Which Materials Will Be Used in the Escalators of the Future?
Millions of people use escalators every day. I wonder how many of them have questioned the type of material used to manufacture escalators and components. Looking at a car from the outside, one can see the body is made from metal(s). The tires are rubber, the windows are glass, etc. While riding them, one may notice being surrounded by components and subassemblies made from light and heavy materials such as leather, rubbers and plastics.
If people examine a train or airplane from inside and out, they can conclude that they, too, are made from different types of materials, such as metals, composites, plastics, rubbers and ceramics. As a transportation system, escalators should have the same diversity of materials used for their manufacture. To an escalator specialist, the answer to such a design might be easy, but to a layman, it might be difficult to understand. This article will try to provide a general understanding of what goes inside one of the most important means of transportation from a materials perspective.
There are two types of escalators: light and heavy duty. Their design specifications differ, because of loading and operational conditions. Heavy-duty escalators are higher in rise (more than 10 m), transport a higher volume of passengers and work for long periods each day (more than 20 hr.). Regardless of the type of escalator, the operation and mechanical principles remain the same: similar to a bicycle, which has sprockets connected by a chain. The torque is applied on one sprocket; the chain transfers the torque to the second sprocket to be converted to linear speed.
An escalator consists of two shafts: a top and idler shaft. Each shaft has two sprockets, one at each end/side of the shaft. The sprockets are connected by a chain at each side. The top shaft has another sprocket, which takes torque from a chain connected to a motor. The top shaft also has an additional smaller sprocket, which drives the handrail system. Steps are mounted on the chains of the two main shafts (top and idler shafts), and the sprockets form the step band. The step band is a closed loop, which goes around the two shafts, and along the landings and incline. The steps run on tracks, which are laid along the landings and incline in the main and return sides. The steps and chains have wheels to help ease the movement of the steps and chains on the tracks. The handrail system is used to drive the handrail belts to a speed equal to that of the step band. The handrail belt is used by passengers to support their weight and/or increase their stability when standing on the step band.

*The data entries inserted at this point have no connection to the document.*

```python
class LossCfg(ctypes.Structure):
    _fields_ = [(n, _F) for n in ('c_l1', 'c_mse', 'c_smoothl1', 'smoothl1_beta', 'c_add', 'c_diag', 'c_wing',
# ... 17 lines not shown
    't3d_bn_eval_affine': [_I, _P, _P, _P, _P, _F, _P, _P, _P],
    't3d_bn_eval_affine_batched': [_P, _I, _F, _P],
    't3d_pwconv_fwd': [_I, _P, _PP, _P, _P, _P, _P, _I, _I, _I, _I, _P],
    't3d_pwconv_dgrad': [_I, _P, _P, _BP, _P, _P, _PP, _P, _P, _P, _P, _I, _I, _I, _I, _P],
    't3d_pack_weight': [_I, _P, _P, _I, _I, _I, _P],
    't3d_sum_replicas_batched': [_P, _I, _I, _P],
    't3d_set_dw_slots': [_I, _P],
    't3d_set_exact_pool': [_I],
    't3d_set_launch_events': [_P, _P],
    't3d_sum_slots_batched': [_P, _I, _P],
    't3d_dwconv_bwd': [_I, _P, _P, _BP, _P, _P, _PP, _P, _P, _P, _P, _I, _I, _I, _I, _I, _I, _P],
    't3d_pwconv_wgrad': [_I, _P, _P, _BP, _P, _PP, _P, _I, _I, _I, _I, _P],
    't3d_pwconv_yfree_prep': [_P, _BP, _P, _P, _I, _I, _P],
    't3d_pwconv_dgrad_yfree': [_P, _P, _P, _P, _P, _PP, _P, _P, _P, _I, _I, _I, _I, _P],
    't3d_pwconv_wgrad_yfree': [_P, _P, _BP, _P, _P, _I, _I, _I, _I, _P],
    't3d_pwconv_yfree_prep2': [_P, _BP, _P, _P, _P, _I, _I, _P],
    't3d_pwconv_bwd_yfree_scratch': [_I, _I, _I],
    't3d_pwconv_bwd_yfree': [_P, _P, _P, _P, _PP, _P, _P, _P, _P, _L, _I, _I, _I, _I, _P],
    't3d_pwconv_bwd_yfree_w': [_P, _P, _P, _BP, _P, _PP, _P, _P, _P, _P, _L, _I, _I, _I, _I, _P],
    't3d_pwconv_wgrad_yfree_finish': [_P, _BP, _P, _P, _I, _I, _I, _P],
    't3d_bn_bwd_finalize': [_P, _I, _D, _P, _P, _P, _P, _P, _P, _P, _P, _P],
    't3d_stem_im2col': [_I, _P, _P, _I, _I, _I, _P],
    't3d_stem_im2col_u8': [_I, _P, _P, _P, _P, _I, _I, _I, _P],
    't3d_crop_resize_u8': [_P, _P, _P, _I, _I, _I, _I, _I, _P],
    't3d_augment_crops_u8': [_P, _L, _P, _P, _I, _I, _I, _P],
    't3d_augment_resized_u8': [_P, _L, _P, _P, _I, _I, _I, _P],
    't3d_pwconv_fwd_mat': [_I, _P, _PP, _P, _P, _P, _P, _P, _I, _I, _I, _I, _P],
    't3d_ssd_decode_nms': [_I, _I, _P, _P, _P, _P, _P, _P, _P, _I, _I, _F, _F, _I, _F, _F, _P, _P, _P, _P],
    't3d_track_state_bytes': [_I],
    't3d_track_lds_bytes': [_I, _I],
# ... 131 lines not shown

    def summary(self):
        torch.cuda.synchronize()
        out = {}
        for name, nbytes, e0, e1 in self.rec:
            d = out.setdefault(name, dict(launches=0, ms=0.0, bytes=0))
            d['launches'] += 1
            d['ms'] += e0.elapsed_time(e1)
            d['bytes'] += nbytes or 0
        return out


timer = None
_KERNEL_TIMED = frozenset(('t3d_dwconv_fwd', 't3d_dwconv_bwd', 't3d_expdw_fwd', 't3d_pwconv_fwd', 't3d_pwconv_fwd_mat', 't3d_pwconv_dgrad',
                           't3d_pwconv_wgrad', 't3d_pwconv_dgrad_yfree', 't3d_pwconv_wgrad_yfree', 't3d_pwconv_bwd_yfree',
                           't3d_pwconv_bwd_yfree_w'))
_ABLATE = frozenset(x for x in os.environ.get('T3D_ABLATE', '').split(',') if x)


SLOT_IMGS, SLOT_GT, SLOT_CATS, SLOT_DROPOUT, SLOT_STEP, SLOT_LR, SLOT_RB_DST, SLOT_RB_EVENT, NSLOTS = range(9)
recorder = None


def call(name, *args, nbytes=None, slots=None):
    if _ABLATE and name in _ABLATE:
        return
    fn = getattr(lib(), name)
    if recorder is not None:
        recorder.add_call(name, args, nbytes, slots)
        rc = fn(*args)
        recorder.after_call()
# ... 144 lines not shown
```

3d-object-detection.pytorch_amd/torchdet3d/models/engine.py:

```python
import math
import os

import torch

from .. import _native as N
from .arch import Arch

BN_EPS, BN_MOM = 1e-5, 0.1
NREP = 16
FUSED_EVAL_MIN_B = int(os.environ.get('T3D_FUSED_EVAL_MIN_B', '96'))
DW_SLOTS = int(os.environ.get('T3D_DW_SLOTS', '512'))
WORKSPACE_BYTES = 64 << 20
MAIN_WORKSPACE_BYTES = 16 << 20
YFREE_MIN_ELEMS = int(os.environ.get('T3D_YFREE_MIN', 8 << 20))
YFREE_MAX_K = int(os.environ.get('T3D_YFREE_MAX_K', 112))
HOOK_MIN = 1 << 20
SE_AFTER_FUSED = None
HOOK_ON_SIDE = True


def _se_after_fused_by_shape(dt, B, HW, C, R):
    if B < 8:
        return False
    if C * R <= 4096:
# ... 340 lines not shown
            f.gamma = N.ptr(bn.gamma)
            if which == 0:
                f.stats, f.beta, f.rm, f.rv, f.nbt = N.ptr(bn.stats), N.ptr(bn.beta), N.ptr(bn.rm), N.ptr(bn.rv), N.ptr(bn.nbt)
                f.momentum, f.eps = BN_MOM, BN_EPS
                f.o0, f.o1, f.o2, f.o3 = N.ptr(bn.scale), N.ptr(bn.shift), N.ptr(bn.mean), N.ptr(bn.invstd)
            else:
                f.stats, f.mean, f.invstd = N.ptr(bn.bstats), N.ptr(bn.mean), N.ptr(bn.invstd)
                f.o0, f.o1, f.o2 = N.ptr(bn.alpha), N.ptr(bn.bbeta), N.ptr(bn.gammac)
                f.o3, f.o4 = N.ptr(bn.dgamma), N.ptr(bn.dbeta)
            host = torch.frombuffer(bytearray(bytes(f)), dtype=torch.uint8)
            d = bn.desc[key] = host.to(self.device)
        return d

    _LAZY_DW = '1'
    DERIVING = frozenset(('t3d_pwconv_fwd', 't3d_pwconv_fwd_mat', 't3d_bn_apply', 't3d_pool_fwd', 't3d_pwconv_dgrad', 't3d_pwconv_yfree_prep',
                          't3d_pwconv_bwd_yfree_w', 't3d_se_bwd_affine')
                         + (('t3d_dwconv_fwd',) if _LAZY_DW in ('1', 'fwd') else ())
                         + (('t3d_dwconv_bwd',) if _LAZY_DW in ('1', 'bwd') else ()))

    def _c(self, entry, *args, fwd=None, bwd=None, **kw):
        req = False
        if fwd is not None and fwd.pend[0]:
            if self._lazy and entry in self.DERIVING:
                N.call('t3d_fold_request', N.ptr(self._fold_desc(fwd, 0, fwd.count)), N.ptr(fwd.scale))
                fwd.pend[0], req = False, True
            else:
                self._settle_f(fwd)
        if bwd is not None and bwd.pend[1]:
            if self._lazy and entry in self.DERIVING and not req:
                N.call('t3d_fold_request', N.ptr(self._fold_desc(bwd, 1, bwd.count)), N.ptr(bwd.alpha))
                bwd.pend[1], req = False, True
# ... 625 lines not shown
            self.grad_hook(lo)

    def _se_after_fused(self, B, HW, C, R):
        if self.arch.keys.scheme != 'timm' or C > 1024 or R > 1024:
            return False
        if SE_AFTER_FUSED is not None:
            return bool(SE_AFTER_FUSED)
        return _se_after_fused_by_shape(self.dt, B, HW, C, R)

    def _yfree_ok(self, x, M, K, Nn):
        return (self.dt == N.BF16 and YFREE_MIN_ELEMS > 0 and x.pro is None and K <= YFREE_MAX_K
                and M * Nn >= YFREE_MIN_ELEMS)

    def _expand_bwd_yfree(self, d1, bb1, bn1, wname, x, res, M, K, Nn, i):
        st = N.stream()
        tot = (Nn + 31) // 32 * 32 + (K + 31) // 32 * 32
        wcat = self._buf(f'wcat:{i}', (K, tot))
        cvec = self._buf(f'cvec:{i}', (K,), torch.float32)
        HW = x.H * x.W
        with_stats = x.bn is not None and not x.finished_act
        need = N.lib().t3d_pwconv_bwd_yfree_scratch(M, K, Nn) if not (with_stats and x.gpro is not None) else 0
        if need > 0:
            scratch = self._buf(f'yfscr:{i}', (need,), torch.uint8)
            dx = self._buf(f'dzin:{i}', (M, K))
            self._c('t3d_pwconv_bwd_yfree_w', N.ptr(d1), N.ptr(x.t), N.ptr(self.wt[wname]), bb1, N.ptr(x.raw) if with_stats else None,
                    None, N.ptr(res) if res is not None else None, N.ptr(dx), self._bst(x.bn) if with_stats else None,
                    N.ptr(scratch), need, M, HW, K, Nn, st, nbytes=M * (K + Nn) * self.esz, bwd=bn1)
            self._wgrad(N.ptr(scratch), bb1, N.ptr(self.w[wname]), N.ptr(self.g[wname]), M, K, Nn, entry='t3d_pwconv_wgrad_yfree_finish')
            if x.finished_act:
                dx = self._act_bwd(dx, x, f'dzin:{i}:a')
            return dx
        self._c('t3d_pwconv_yfree_prep', N.ptr(self.wt[wname]), bb1, N.ptr(wcat), N.ptr(cvec), K, Nn, st, bwd=bn1)
        self._wgrad(N.ptr(d1), N.ptr(x.t), bb1, N.ptr(self.w[wname]), N.ptr(self.g[wname]), M, HW, K, Nn,
                    entry='t3d_pwconv_wgrad_yfree', nbytes=M * (K + Nn) * self.esz)
        dx = self._buf(f'dzin:{i}', (M, K))
        N.call('t3d_pwconv_dgrad_yfree', N.ptr(d1), N.ptr(x.t), N.ptr(wcat), N.ptr(cvec),
               N.ptr(x.raw) if with_stats else None, x.gpro if with_stats else None,
               N.ptr(res) if res is not None else None, N.ptr(dx),
               self._bst(x.bn) if with_stats else None, M, HW, K, Nn, st, nbytes=M * (K + Nn) * self.esz)
        if x.finished_act:
            dx = self._act_bwd(dx, x, f'dzin:{i}:a')
        return dx

    def _act_bwd(self, dz, x, tag):
        M = x.B * x.H * x.W
        out = self._buf(tag, (M, x.C))
        N.call('t3d_bn_act_bwd', self.dt, N.ptr(dz), N.ptr(x.raw), x.gpro, N.ptr(out), self._bst(x.bn), M, x.C,
               N.stream())
        return out

    def _block_bwd(self, rec, dz):
        st, dt = N.stream(), self.dt
        blk, i, x, src, s2 = rec['blk'], rec['idx'], rec['x'], rec['src'], rec['s2']
        dwn, pwn = rec['names']
# ... 108 lines not shown
```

|Components and Subassemblies||Materials|
|Top and idler shafts with sprockets||Cast iron, plain carbon steel, and manganese or chromium steel|
|Steps||Plain carbon steel, cast steel, aluminum, plastics and rubbers|
|Chains||High-strength steel and nitrided steel|
|Tracks||Plain carbon steel|
|Carriage||Plain carbon steel|
|Trusses, balustrades, decking and skirts||Plain carbon steel (coated or galvanized)|
|Controllers||Plain carbon steel, ceramics and plastics|
Table 1 lists the aforementioned parts and subassemblies, and the materials from which they are made. The top and idler shafts, with their sprockets, tend to be made from cast iron, or plain carbon, manganese or chromium steel. Heat treatments might be used on the materials of the sprockets to obtain specific mechanical properties.

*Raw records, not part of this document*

struct LdsLayout {
  uint32_t data, state, pls, cnt, tot, cc, adapt, pl, idx, perm, total, stride, logpls, bc, xw;
};
__host__ __device__ inline LdsLayout lds_layout(size_t data_bytes, int P, int CPB, int max_top, int n_named, bool multi = false) {
  LdsLayout L;
  uint32_t o = 0;
  L.stride = (uint32_t)P | 1u;
  L.data = o;  o += (uint32_t)((data_bytes + 15) & ~(size_t)15);
  L.state = o; o += L.stride * CPB * 8;
  L.pls = o;   o += L.stride * CPB * 8;
  L.cnt = o;   o += L.stride * CPB * 8;
  L.tot = o;   o += (L.stride * CPB * 4 + 15) & ~15u;
  L.cc = o;    o += (uint32_t)P * sizeof(CompConst);
  L.adapt = o; o += ((uint32_t)P + 7) & ~7u;
  L.pl = o;    o += (uint32_t)n_named * 20u;
  o = (o + 15) & ~15u;
  L.idx = o;   o += (max_top > 1) ? (((uint32_t)max_top * CPB * (max_top > kByteTop ? 2u : 1u) + 15) & ~15u) : 0;
  L.perm = o;  o += (n_named > kPackedNamed) ? (((uint32_t)n_named * CPB * 2u + 15) & ~15u) : 0;
  L.logpls = o; o += multi ? L.stride * CPB * 8 : 0;
  L.bc = o;     o += multi ? ((L.stride * CPB * 4 + 15) & ~15u) : 0;
  L.xw = o;     o += multi ? 2u * 16u * 8u : 0;
  L.total = (o + 15) & ~15u;
  return L;
}

template <class Model, bool FAST, int G, int U = Model::kUnroll>
__device__ __forceinline__ double pass_over_data(const typename Model::Pass &ps, int n_obs, int sub, double acc) {
  const int n_full = n_obs / G, rem = n_obs % G;
  int k = 0;
  for (; k + U <= n_full; k += U) {
    double t[U];
#pragma unroll
    for (int u = 0; u < U; ++u) t[u] = Model::template term<FAST>(ps, (k + u) * G + sub);
#pragma unroll
    for (int u = 0; u < U; ++u) acc += t[u];
  }
  for (; k < n_full; ++k) acc += Model::template term<FAST>(ps, k * G + sub);
  if (sub < rem) acc += Model::template term<FAST>(ps, n_full * G + sub);
  return acc;
}

struct CrossWave {
  double *buf;
  int parity;
};

template <class...> using void_of = void;

template <class M, class = void> struct BinaryOf { static constexpr bool value = true; };
template <class M> struct BinaryOf<M, void_of<decltype(M::kHasBinary)>> { static constexpr bool value = M::kHasBinary; };

template <class M, class = void> struct TracksState { static constexpr bool value = false; };
template <class M> struct TracksState<M, void_of<decltype(M::kTracksState)>> { static constexpr bool value = M::kTracksState; };

// ... 170 lines not shown
  }
  __device__ __forceinline__ void set_block(const Philox4 &w) { u0 = u53(w.w0, w.w1); u1 = u53(w.w2, w.w3); }
  __device__ __forceinline__ void fill() { set_block(block(b0 + (uint64_t)lane_in_chain, c2, c3, k0, k1)); }
  __device__ __forceinline__ void init(uint64_t seed, uint64_t chain, uint64_t consumed, int tid) {
    k0 = (uint32_t)seed; k1 = (uint32_t)(seed >> 32);
    c2 = (uint32_t)chain; c3 = (uint32_t)(chain >> 32);
    lane_in_chain = tid & (L - 1);
    base_lane = (tid & 63) & ~(L - 1);
    b0 = consumed >> 1;
    pos = (uint32_t)(consumed & 1u);
    fill();
  }
  __device__ __forceinline__ uint64_t consumed() const { return 2 * b0 + (uint64_t)pos; }
  __device__ __forceinline__ double next() {
    if constexpr (L == 64) {
      uint32_t p = (uint32_t)__builtin_amdgcn_readfirstlane((int)pos);
      if (p >= 128u) { b0 += 64ull; p = 0u; fill(); }
      const double mine = (p & 1u) ? u1 : u0;
      const int src = (int)(p >> 1);
      const uint32_t hi = (uint32_t)__builtin_amdgcn_readlane((int)(f64_bits(mine) >> 32), src);
      const uint32_t lo = (uint32_t)__builtin_amdgcn_readlane((int)(uint32_t)f64_bits(mine), src);
      pos = p + 1u;
      return bits_f64(((uint64_t)hi << 32) | (uint64_t)lo);
    } else {
      if (pos >= 2u * (uint32_t)L) { b0 += (uint64_t)L; pos = 0u; fill(); }
      double mine = (pos & 1u) ? u1 : u0;
      if constexpr (L > 1) mine = __shfl(mine, base_lane + (int)(pos >> 1), 64);
      ++pos;
      return mine;
    }
  }
};

template <int G>
__device__ __forceinline__ bool chain_true(bool c) {
#if defined(__HIP_DEVICE_COMPILE__)
  if constexpr (G >= 64) return __ballot(c) != 0ull;
#endif
  return c;
}

__device__ inline __attribute__((noinline)) int certified_test_wide(double dA, double eta, double u) {
  const double lo = dA - eta, hi = dA + eta;
  if (hi < -746.0) return -1;
  if (lo >= 0.0) return 1;
  if (!(eta < 0x1p+9) || !(u > 0x1p-60)) return 0;
  if (exp_v8(lo) * (1.0 - 0x1p-50) > u) return 1;
  if (exp_v8(hi) * (1.0 + 0x1p-50) < u) return -1;
  return 0;
}
__device__ __forceinline__ int certified_test(double dA, double eta, double ex, double u) {
  if (eta < 0x1p-7) return (ex * (1.0 - eta) > u && (u > 0.0 || dA > -700.0)) ? 1 : (ex * (1.0 + eta) < u ? -1 : 0);
  return certified_test_wide(dA, eta, u);
}

template <class Rng>
__device__ __forceinline__ double rnorm_js(Rng &rng, double mean, double sd) {
  constexpr int GU = Rng::kLanesPerChain;
  double u, v, q;
  bool again;
  do {
    u = rng.next();
    v = 1.7156 * (rng.next() - 0.5);
    const double x = u - 0.449871;
    const double y = __builtin_fabs(v) + 0.386595;
    q = x * x + y * (0.19600 * y - 0.25472 * x);
    again = false;
    if (chain_true<GU>(q > 0.27597)) again = chain_true<GU>(q > 0.27846) || chain_true<GU>(v * v > -4 * log_v8_cold(u) * u * u);
  } while (again);
  return (v / u) * sd + mean;
}

struct IndexColumn {
  unsigned char *base;
  int CPB;
  bool wide;
  __device__ __forceinline__ int get(int t) const {
    return wide ? (int)reinterpret_cast<const uint16_t *>(base)[t * CPB] : (int)base[t * CPB];
  }
  __device__ __forceinline__ void set(int t, int v) const {
    if (wide) reinterpret_cast<uint16_t *>(base)[t * CPB] = (uint16_t)v; else base[t * CPB] = (uint8_t)v;
  }
};
__device__ __forceinline__ uint32_t perm_get(uint64_t perm, int i) { return (uint32_t)(perm >> (4 * i)) & 0xFu; }
__device__ __forceinline__ uint64_t perm_swap(uint64_t perm, int i, int j) {
  const uint64_t d = ((perm >> (4 * i)) ^ (perm >> (4 * j))) & 0xFull;
  return perm ^ (d << (4 * i)) ^ (d << (4 * j));
}

__device__ __forceinline__ double js_max2(double a, double b) {
  if (a != a || b != b) return __builtin_nan("");
  if (a == b) return (a == 0 && __builtin_signbit(a)) ? b : a;
  return a > b ? a : b;
}

template <class M, int G, bool GL, bool SW = false> struct RngOf { using type = CoopStream<G>; };
template <class M, int G> struct RngOf<M, G, true, false> { using type = typename M::Stream; };
template <class M, int G> struct RngOf<M, G, false, true> { using type = typename M::SweepStream; };
template <class M, class = void> struct DynamicLdsOf { static constexpr bool value = false; };
template <class M> struct DynamicLdsOf<M, void_of<decltype(M::kDynamicLds)>> { static constexpr bool value = M::kDynamicLds; };
template <class M, bool GL> struct DataBytesOf {
  static __device__ __forceinline__ size_t get(const DataRef &d, int lanes, int threads) {
    if constexpr (DynamicLdsOf<M>::value) return M::lds_bytes_of(d, lanes, threads);
    else return M::lds_bytes(d.n_obs, d.G, lanes);
  }
};
template <class M> struct DataBytesOf<M, true> { static __device__ __forceinline__ size_t get(const DataRef &d, int, int threads) { return M::gl_lds_bytes(d.pad, threads / 64); } };

#if defined(__HIP_DEVICE_COMPILE__)
typedef const StepArgs __attribute__((address_space(4))) *cold_args_ptr;
__device__ __forceinline__ cold_args_ptr cold_args() {
  cold_args_ptr p = (cold_args_ptr)__builtin_amdgcn_kernarg_segment_ptr();
  asm volatile("" : "+s"(p));
  return p;
}
#else
typedef const StepArgs *cold_args_ptr;
__device__ inline cold_args_ptr cold_args() { return nullptr; }
#endif

struct SlotPre {
  int comp;
  double cur, sd, batch_size;
  int2 cnt;
  bool adapting;
};

__device__ __forceinline__ uint64_t uniform_u64(uint64_t v) {
#if defined(__HIP_DEVICE_COMPILE__)
  return ((uint64_t)(uint32_t)__builtin_amdgcn_readfirstlane((int)(uint32_t)(v >> 32)) << 32) | (uint64_t)(uint32_t)__builtin_amdgcn_readfirstlane((int)(uint32_t)v);
// ... 68 lines not shown
}

__device__ __forceinline__ double lane_value(double v, int src) {
#if defined(__HIP_DEVICE_COMPILE__)
  const uint32_t hi = (uint32_t)__builtin_amdgcn_readlane((int)(f64_bits(v) >> 32), src);
  const uint32_t lo = (uint32_t)__builtin_amdgcn_readlane((int)(uint32_t)f64_bits(v), src);
  return bits_f64(((uint64_t)hi << 32) | (uint64_t)lo);
#else
  return v;
#endif
}

constexpr int kErrReplicasNeedOneWave = 1, kErrLaunchTooLong = 2, kErrMirrorOutOfSync = 4, kErrSweepNeedsOrderInRegisters = 8, kErrNoKernelBody = 16;
__device__ __forceinline__ void device_error(const StepArgs &a, int code) {
#if defined(__HIP_DEVICE_COMPILE__)
  if (threadIdx.x == 0) (void)atomicOr(a.ch.error, code);
#endif
}
template <class M, class = void> struct MirrorCheckOf { static constexpr bool value = false; };
template <class M> struct MirrorCheckOf<M, void_of<decltype(M::kMirrorCheck)>> { static constexpr bool value = M::kMirrorCheck; };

The steps are made of carbon steel. Some parts of the steps are made of cast steel. Steps have also been made of aluminum and are often used in light-duty escalators. The wheels of the steps and chains are made from cast steel or aluminum. The wheels have tires, which are made of rubber or plastic compositions. The chains of the step bands are subjected to tension by the carriage, which is manufactured mainly from parts made of plain carbon steel.
The entire escalator is enveloped and supported by trusses. The top of the escalator is covered with a balustrade, decking and skirting, all of which are often manufactured of plain carbon steel, which can be coasted or galvanized. The controller of an escalator has electronics, which are made from ceramics with supports manufactured from metals or plastics.
It is interesting to discover that a transportation vehicle like an escalator does not have the same level of material diversity that other modern means of transportation have. Up to 95% of the components of heavy-duty escalators are made from some sort of steel. The harsh operational conditions could be the reason many manufacturers use such durable materials. However, from a mechanical or properties perspective, other metals can also match the durability steel provides. Costs and ease of availability are other reasons steel might often be used. In addition, fire regulations pose restrictions that might hinder designers’ and manufacturers’ ability to explore such materials as plastics. A heavy-duty escalator can have up to 50 main assemblies (10,000 components), none of which use ceramics or plastic as a common material.
One approach has been in changing the materials of the escalator steps from steel to aluminum. Although this change has been established in the light-duty escalators sector, greater efforts are needed to change the culture in the heavy-duty escalators sector. A similar change needs to be applied to other subassemblies to shift dependency from a single material type to a variety of material types. This could contribute to sustaining raw materials by creating a balance between good escalator designs and the resources available with which to manufacture them. However, the industry will need to plan and strategize to engage this shift.